# TASK INSTRUCTIONS
Check each line of the data below for the string "bytes", then state how many have it and nothing else.

Items listed in a dataset:
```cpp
template <bool kVec, int kBinPer, bool kPlace, bool kSub, bool kPacked = false>
__global__ __launch_bounds__(256) void grid_bin_kernel(const float* __restrict__ pts, uint32_t n_in, uint32_t stride, GridHeader* __restrict__ hdr,
                                                       uint32_t* __restrict__ bin_count, uint32_t* __restrict__ slot, int shift, uint32_t max_tiles, uint32_t nb_max,
                                                       uint32_t* __restrict__ ticket, uint32_t* __restrict__ bin_start,
                                                       const uint32_t* __restrict__ lay_cur, float4* __restrict__ tiled, uint32_t tiled_cap,
                                                       const uint8_t* __restrict__ keep_mask, int keep_mshift, uint32_t* __restrict__ n_packed = nullptr) {
    static_assert(!kPacked || (kVec && kPlace), "a packed list is float4 and is placed by a layout");
    static_assert(kPlace || !kSub, "tiles are cut by a layout only");
    extern __shared__ __attribute__((aligned(16))) uint32_t dyn_lds[];
    uint32_t* const hist = dyn_lds;
    uint32_t* const sh_lay = dyn_lds + nb_max;
    uint16_t* const sh_sub = reinterpret_cast<uint16_t*>(dyn_lds + 2 * (size_t)nb_max + 2);
    constexpr uint32_t kBinChunk = 256u * kBinPer;
    const uint32_t c_first = blockIdx.x * kBinChunk;
    uint32_t nb_lay = 0, nt_lay = 0;
    if (kPlace) { nb_lay = lay_cur[kLayMeta]; nt_lay = lay_cur[kLayMeta + 1]; }
    uint32_t n = n_in;
    if (kPacked) n = min(*n_packed, n_in);
    const GridHeader h = *hdr;
    if (h.overflow || h.empty) { if (kPacked && blockIdx.x == 0 && threadIdx.x == 0) *n_packed = 0u; return; }
    const uint32_t ntiles = (uint32_t)(h.n_cells >> shift) + 1u;
    const uint32_t nb = kPlace ? nb_lay : ntiles;
    if (kPlace) {
        if (nb == 0u || nb > nb_max || nt_lay != ntiles || ntiles > max_tiles || (!kSub && nb != ntiles)) { if (threadIdx.x == 0) hdr->stale = 3; return; }
        for (uint32_t b = threadIdx.x; b <= nb; b += 256) sh_lay[b] = lay_cur[b];
        if (kSub) for (uint32_t t = threadIdx.x; t < ntiles; t += 256) sh_sub[t] = (uint16_t)lay_cur[kLaySub + t];
    }
    for (uint32_t b = threadIdx.x; b < nb_max; b += 256) hist[b] = 0u;
    __syncthreads();
    const int lane = threadIdx.x & 63;
    for (uint32_t c0 = c_first; c0 < n; c0 += gridDim.x * kBinChunk) {
        uint32_t bin[kBinPer], loc[kBinPer];
        bool first[kBinPer];
        float px[kBinPer], py[kBinPer], pz[kBinPer];
        uint32_t pw[kPacked ? kBinPer : 1];
#pragma unroll
        for (int u = 0; u < kBinPer; ++u) {
            const uint32_t i = c0 + u * 256 + threadIdx.x;
            if (kPacked) { const float4 v = reinterpret_cast<const float4*>(pts)[i < n ? i : c0]; px[u] = v.x; py[u] = v.y; pz[u] = v.z; pw[u] = __float_as_uint(v.w); }
            else load_xyz<kVec>(pts, i < n ? i : c0, stride, px[u], py[u], pz[u]);
        }
#pragma unroll
        for (int u = 0; u < kBinPer; ++u) {
// ... 114 lines not shown
            uint32_t key, cc[3];
            bool out_u = false;
            mi[u] = 0xffffffffu;
            if (i < n && point_key(h, px[u], py[u], pz[u], &key, &out_u, cc)) mi[u] = roi_macro(h, mshift, (int)cc[0], (int)cc[1], (int)cc[2]);
            outside = outside || (i < n && out_u);
        }
        if (outside && !h.clamped) hdr->stale = 1;
        uint8_t mb[kPer];
#pragma unroll
        for (int u = 0; u < kPer; ++u) mb[u] = mask[mi[u] != 0xffffffffu ? mi[u] : 0u];
        uint32_t mine = 0;
#pragma unroll
        for (int u = 0; u < kPer; ++u) { mb[u] = (mi[u] != 0xffffffffu && mb[u] != 0) ? 1 : 0; mine += mb[u]; }
        uint32_t total;
        uint32_t off = block_exclusive_scan_256(mine, &total, sh4);
        if (threadIdx.x == 0) sh_base = total ? atomicAdd(counter, total) : 0u;
        __syncthreads();
        off += sh_base;
#pragma unroll
        for (int u = 0; u < kPer; ++u)
            if (mb[u]) { if (off < out_cap) out[off] = make_float4(px[u], py[u], pz[u], __uint_as_float(c0 + u * 256 + threadIdx.x)); ++off; }
        __syncthreads();
    }
}

template <bool kVec>
__global__ __launch_bounds__(256) void grid_place_kernel(const float* __restrict__ pts, uint32_t n, uint32_t stride, const GridHeader* __restrict__ hdr,
                                                         const uint32_t* __restrict__ bin_count, const uint32_t* __restrict__ slot,
                                                         const uint32_t* __restrict__ bin_start, float4* __restrict__ tiled, int shift) {
    extern __shared__ __attribute__((aligned(16))) uint32_t dyn_lds[];
    uint32_t* const sh_start = dyn_lds;
    const GridHeader h = *hdr;
    if (h.overflow || h.empty) return;
    const uint32_t nbins = (uint32_t)(h.n_cells >> shift) + 1u;
    constexpr int kPer = 4;
    float px[kPer], py[kPer], pz[kPer];
    uint32_t sl[kPer];
    uint32_t c0 = blockIdx.x * (256 * kPer);
#pragma unroll
    for (int u = 0; u < kPer; ++u) {
        const uint32_t i = c0 + u * 256 + threadIdx.x;
        load_xyz<kVec>(pts, i < n ? i : 0u, stride, px[u], py[u], pz[u]);
        sl[u] = i < n ? slot[i] : 0xffffffffu;
    }
    for (uint32_t b = threadIdx.x; b <= nbins; b += 256) sh_start[b] = bin_start[b];
    __syncthreads();
// ... 429 lines not shown
#pragma unroll
        for (int k = 0; k < 2 * kRoiMaxRadius + 3; ++k) any |= w[k];
        out[m] = any ? 1 : 0;
    }
}

hipError_t roi_launch(const GridIndex& lattice, const float* d_src, size_t n_src, size_t stride_floats, const Pose16& T, int mshift,
                      uint8_t* d_mark, uint8_t* d_mark_next, uint8_t* d_tmp, uint8_t* d_mask, double base_m, double per_m, hipStream_t s, const BlobStore* blob) {
    const int mb = (int)std::min<size_t>(1024, (n_src + 255) / 256 ? (n_src + 255) / 256 : 1);
    static BlobStore no_blob;
    hipLaunchKernelGGL(roi_mark_kernel, dim3(mb), dim3(256), 0, s, d_src, (uint32_t)n_src, (uint32_t)stride_floats, T, lattice.header.as<GridHeader>(), d_mark, mshift, base_m, per_m,
                       blob ? *blob : no_blob);
    const size_t macros = (lattice.cell_capacity >> (3 * mshift)) + 1024;
    const int db = (int)std::min<size_t>(4096, (macros + 255) / 256);
    const GridHeader* hdr = lattice.header.as<GridHeader>();
    hipLaunchKernelGGL(roi_spread_axis_kernel, dim3(db), dim3(256), 0, s, hdr, (const uint8_t*)d_mark, d_tmp, d_mark_next, 1, mshift, T.m[12], T.m[13], T.m[14], base_m, per_m);
    hipLaunchKernelGGL(roi_spread_axis_kernel, dim3(db), dim3(256), 0, s, hdr, (const uint8_t*)d_tmp, d_mask, (uint8_t*)nullptr, 2, mshift, T.m[12], T.m[13], T.m[14], base_m, per_m);
    return hipGetLastError();
}

hipError_t GridIndex::enqueue_density(hipStream_t s) {
    if (tiled_shift < 0) return hipSuccess;
    hipLaunchKernelGGL(grid_density_kernel, dim3(1), dim3(256), 0, s, header.as<GridHeader>(), tile_sq.as<unsigned long long>(), tiled_shift,
                       used_layout ? (const uint32_t*)layout[lay_idx ^ 1].as<uint32_t>() : (const uint32_t*)nullptr);
    return hipGetLastError();
}

hipError_t DeviceBuf::reserve(size_t bytes) {
    if (bytes <= cap) return hipSuccess;
    release();
    size_t want = 2 * bytes + 256;
    hipError_t e = hipMalloc(&p, want);
    if (e != hipSuccess) { p = nullptr; cap = 0; return e; }
    cap = want;
    return hipSuccess;
}
void DeviceBuf::release() {
    if (p) (void)hipFree(p);
    p = nullptr; cap = 0;
}

void GridIndex::release() {
    sorted.release(); cell_count.release(); cell_start.release(); block_sums.release();
    bbox_partials.release(); header.release(); keys.release(); ranks.release(); ticket.release();
    tiled.release(); bin_count.release(); bin_start.release(); tile_sq.release(); kept.release(); layout[0].release(); layout[1].release(); lay_ok = false;
    cell_capacity = 0; valid = false; n_points = 0;
}
// ... 22 lines not shown
}

#define PCR_TRY(x) do { hipError_t _e = (x); if (_e != hipSuccess) { if (err) *err = std::string(#x) + ": " + hipGetErrorString(_e); return _e; } } while (0)

hipError_t GridIndex::ensure_tables(hipStream_t s, std::string* err) {
    PCR_TRY(header.reserve(sizeof(GridHeader)));
    if (cell_capacity == 0) {
        size_t guess = 1u << 20;
        PCR_TRY(cell_count.reserve((guess + kScanTile) * sizeof(uint32_t)));
        PCR_TRY(cell_start.reserve((guess + kScanTile) * sizeof(uint32_t)));
        PCR_TRY(hipMemsetAsync(cell_count.p, 0, cell_count.cap, s));
        cell_capacity = guess;
        PCR_TRY(block_sums.reserve(2 * (guess / kScanTile + 2) * sizeof(uint32_t)));
    }
    return hipSuccess;
}
size_t GridIndex::effective_capacity() const {
    size_t cap_eff = cell_capacity;
    if (cells_hint) cap_eff = std::min<size_t>(cell_capacity, std::max<size_t>(2 * (size_t)cells_hint + 64, 1024));
    return cap_eff;
}

hipError_t GridIndex::build(const float* d_pts, size_t n, size_t stride_floats, double cell, hipStream_t s, std::string* err, double shift,
                            int pcl_mode, const ClampBox* clamp, bool allow_hint, BuildFilter* filter) {
    valid = false;
    filtered = false;
    if (filter) { filter->applied = false; filter->tail_applied = false; }
    if (n > 0xfffffff0ull) { if (err) *err = "target cloud too large (>= 2^32 points)"; return hipErrorInvalidValue; }
    const size_t n_res = std::max(n, reserve_points);
    PCR_TRY(sorted.reserve((n_res + 16) * sizeof(float4)));
    PCR_TRY(bbox_partials.reserve(kBBoxBlocks * 6 * sizeof(float)));
    PCR_TRY(keys.reserve((n_res + 1) * sizeof(uint32_t)));
    PCR_TRY(ranks.reserve((n_res + 1) * sizeof(uint32_t)));
    if (!ticket.p) {
        PCR_TRY(ticket.reserve(256));
        PCR_TRY(hipMemsetAsync(ticket.p, 0, 256, s));
    }
    PCR_TRY(ensure_tables(s, err));
    ClampBox cb;
    memset(&cb, 0, sizeof cb);
    if (clamp) cb = *clamp;
    const uint32_t n32 = (uint32_t)n, st = (uint32_t)stride_floats;
    const int pt_blocks = (int)std::min<size_t>(2048, (n + 255) / 256 ? (n + 255) / 256 : 1);
    const size_t cap_eff = effective_capacity();
    const size_t tiles_target = std::min<size_t>(4096, std::max<size_t>(64, n / 512));
    int tshift;
    const int tshift_cap = cut_sparse ? 12 : 11;
    if (cells_hint) { tshift = 2; while ((cells_hint >> tshift) > tiles_target && tshift < tshift_cap) ++tshift; }
    else { tshift = 8; while (((uint64_t)cap_eff >> tshift) + 2 > 2048 && tshift < 11) ++tshift; }
// ... 27 lines not shown
        tiled_shift = tshift;
        if (!bin_count.p) {
            PCR_TRY(bin_count.reserve(((size_t)kMaxBins + 64) * kBinStride * sizeof(uint32_t)));
            PCR_TRY(hipMemsetAsync(bin_count.p, 0, bin_count.cap, s));
        }
        const bool vec = (stride_floats % 4 == 0) && ((uintptr_t)d_pts % 16 == 0);
        const size_t bin_chunk = (size_t)256 * kBinPerThread;
        const int bin_blocks = (int)std::min<size_t>(4096, (n + bin_chunk - 1) / bin_chunk ? (n + bin_chunk - 1) / bin_chunk : 1);
        const int place_blocks = (int)std::min<size_t>(2048, (n + 1023) / 1024 ? (n + 1023) / 1024 : 1);
        const bool sparse = split_sparse_tiles && cells_hint > 4 * (uint64_t)n + 65536;
        const uint64_t tiles_est = cells_hint ? (cells_hint >> tshift) + 1 : 0;
        const bool per8 = !sparse && tiles_est && n / tiles_est <= 1024;
        const uint32_t hs = per8 ? 2048u : (sparse && cut_sparse ? 3072u : 0xffffffffu);
        uint32_t nb_max = (uint32_t)std::min<uint64_t>((uint64_t)kMaxBins, std::max<uint64_t>((uint64_t)max_bins, (tiles_est ? tiles_est + 2 : (uint64_t)max_bins) + (hs != 0xffffffffu ? 2 * (uint64_t)n / hs : 0)));
        if (hs == 0xffffffffu && !(lay_ok && lay_cuts)) nb_max = max_bins;
        if (lay_ok && lay_shift == tshift) nb_max = std::max(nb_max, lay_nb_max);
        const bool use_layout = reuse_header && lay_ok && lay_shift == tshift && lay_nb_max <= nb_max;
        for (int i = 0; i < 2; ++i)
            if (!layout[i].p) { PCR_TRY(layout[i].reserve(kLayWords * sizeof(uint32_t))); PCR_TRY(hipMemsetAsync(layout[i].p, 0, kLayWords * sizeof(uint32_t), s)); }
        if (use_layout) {
            const size_t need = 2 * (lay_n + (lay_n >> lay_room_shift)) + (size_t)lay_room_add * (nb_max + 1) + 16;
            if (need > n + 16) PCR_TRY(tiled.reserve(need * sizeof(float4)));
        }
        const uint32_t tiled_cap = (uint32_t)std::min<size_t>(tiled.cap / sizeof(float4), 0xfffffff0u);
        const uint32_t* const lay_cur = layout[lay_idx].as<uint32_t>();
        uint32_t* const lay_next = layout[lay_idx ^ 1].as<uint32_t>();
        used_layout = use_layout;
        const uint8_t* keep_mask = nullptr;
        int keep_mshift = 0;
        if (filter && use_layout && filter->enqueue_mask) {
            PCR_TRY(filter->enqueue_mask());
            keep_mask = filter->mask; keep_mshift = filter->mshift;
            filter->applied = filtered = keep_mask != nullptr;
        }
        const bool cuts_now = hs != 0xffffffffu;
        const bool use_sub = use_layout && lay_cuts;
        const bool plan_lds = cuts_now || use_sub;
        const uint32_t nb_bin = use_layout ? nb_max : max_bins;
        const size_t bin_lds = (size_t)nb_bin * 4 + (use_layout ? ((size_t)nb_bin + 4) * 4 : 0) + (use_sub ? ((size_t)max_bins + 8) * 2 : 0), place_lds = ((size_t)max_bins + 4) * 4,
                     tile_lds = std::max<size_t>((size_t)(1u << tshift) * 4, plan_lds ? ((size_t)nb_max + 4) * 4 + ((size_t)max_bins + 8) * 2 : 0);
#define PCR_LAUNCH_BIN(VEC, PER, PLACE, SUB) hipLaunchKernelGGL((grid_bin_kernel<VEC, PER, PLACE, SUB>), dim3(bin_blocks), dim3(256), bin_lds, s, d_pts, n32, st, header.as<GridHeader>(), \
                                                    bin_count.as<uint32_t>(), ranks.as<uint32_t>(), tshift, max_bins, nb_bin, ticket.as<uint32_t>() + 8, bin_start.as<uint32_t>(), \
                                                    lay_cur, tiled.as<float4>(), tiled_cap, keep_mask, keep_mshift)
#define PCR_LAUNCH_BIN_P(VEC, PLACE, SUB) PCR_LAUNCH_BIN(VEC, kBinPerThread, PLACE, SUB)
        const bool keep_pass = keep_mask != nullptr && n >= 2000000;
        if (keep_pass) {
// ... 30 lines not shown
        plan.lay_next = lay_next; plan.hs = hs; plan.nb_max = nb_max; plan.enabled = 1; plan.copy_only = filtered ? 1 : 0; plan.cuts = cuts_now ? 1 : 0; plan.room_shift = lay_room_shift; plan.room_add = lay_room_add; plan.pad_ = 0;
        const uint32_t bins_bound = use_layout ? nb_max : max_bins;
        const uint32_t bins_expected = tiles_est ? (uint32_t)std::min<uint64_t>(bins_bound, tiles_est + 16 + (use_layout && hs != 0xffffffffu ? (uint64_t)n / hs : 0)) : bins_bound;
        const int tile_blocks = (int)bins_expected + 1;
#define PCR_LAUNCH_TILE_R(PER, MODE, THREADS, TAIL, PLAN, RUNS) hipLaunchKernelGGL((grid_tile_kernel<PER, MODE, THREADS, TAIL, PLAN, RUNS>), dim3(tile_blocks), dim3(THREADS), (PLAN) ? tile_lds : (size_t)(1u << tshift) * 4, s, header.as<GridHeader>(), tile_sq.as<unsigned long long>(), \
                           bin_start.as<uint32_t>(), bin_count.as<uint32_t>(), tiled.as<float4>(), cell_start.as<uint32_t>(), sorted.as<float4>(), keys.as<uint32_t>(), tshift, \
                           use_layout ? lay_cur : (const uint32_t*)bin_start.as<uint32_t>(), use_layout ? lay_cur : (const uint32_t*)nullptr, plan, tail)
#define PCR_LAUNCH_TILE_T(PER, MODE, THREADS, TAIL, PLAN) PCR_LAUNCH_TILE_R(PER, MODE, THREADS, TAIL, PLAN, false)
#define PCR_LAUNCH_TILE(PER, MODE, THREADS) PCR_LAUNCH_TILE_T(PER, MODE, THREADS, false, true)
        const bool with_tail = filtered && filter->want_tail && !sparse && tshift <= 13;
        if (with_tail) { tail = filter->tail; tail.mask = keep_mask; tail.mshift = keep_mshift; filter->tail_applied = true; }
        if (coherent_input && sparse) { PCR_LAUNCH_TILE_R(1, 1, 256, false, false, true); PCR_LAUNCH_TILE_R(4, 2, 1024, false, true, true); }
        else if (coherent_input && !with_tail) { if (per8) PCR_LAUNCH_TILE_R(8, 0, 256, false, true, true); else PCR_LAUNCH_TILE_R(16, 0, 256, false, true, true); }
        else if (sparse) { PCR_LAUNCH_TILE_T(1, 1, 256, false, false); PCR_LAUNCH_TILE(16, 2, 256); }
        else if (with_tail) { if (per8) PCR_LAUNCH_TILE_T(8, 0, 256, true, true); else PCR_LAUNCH_TILE_T(16, 0, 256, true, true); }
        else if (per8) PCR_LAUNCH_TILE(8, 0, 256);
        else PCR_LAUNCH_TILE(16, 0, 256);
#undef PCR_LAUNCH_TILE
#undef PCR_LAUNCH_TILE_T
#undef PCR_LAUNCH_TILE_R
        lay_nb_max = nb_max; lay_cuts = cuts_now || use_sub;
        lay_idx ^= 1; lay_ok = true; lay_shift = tshift;
        if (!filtered) lay_n = n;
        PCR_TRY(hipGetLastError());
        n_points = n;
        valid = true;
        return hipSuccess;
    }
    tiled_shift = -1;
    hipLaunchKernelGGL(grid_count_kernel, dim3(pt_blocks), dim3(256), 0, s, d_pts, n32, st, header.as<GridHeader>(),
                       cell_count.as<uint32_t>(), keys.as<uint32_t>(), ranks.as<uint32_t>());
    const int scan_blocks = (int)((cell_capacity + kScanTile - 1) / kScanTile);
    hipLaunchKernelGGL(grid_scan_local_kernel, dim3(scan_blocks), dim3(kScanBlock), 0, s, cell_count.as<uint32_t>(),
                       cell_start.as<uint32_t>(), block_sums.as<uint32_t>(), header.as<GridHeader>());
    hipLaunchKernelGGL(grid_scan_add_kernel, dim3(scan_blocks), dim3(kScanBlock), 0, s, cell_start.as<uint32_t>(),
                       block_sums.as<uint32_t>(), header.as<GridHeader>());
    hipLaunchKernelGGL(grid_scatter_kernel, dim3(pt_blocks), dim3(256), 0, s, d_pts, n32, st, header.as<GridHeader>(),
                       keys.as<uint32_t>(), ranks.as<uint32_t>(), cell_start.as<uint32_t>(), sorted.as<float4>());
    PCR_TRY(hipGetLastError());
    n_points = n;
    valid = true;
    return hipSuccess;
}

}
```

# RESPONSE AREA
3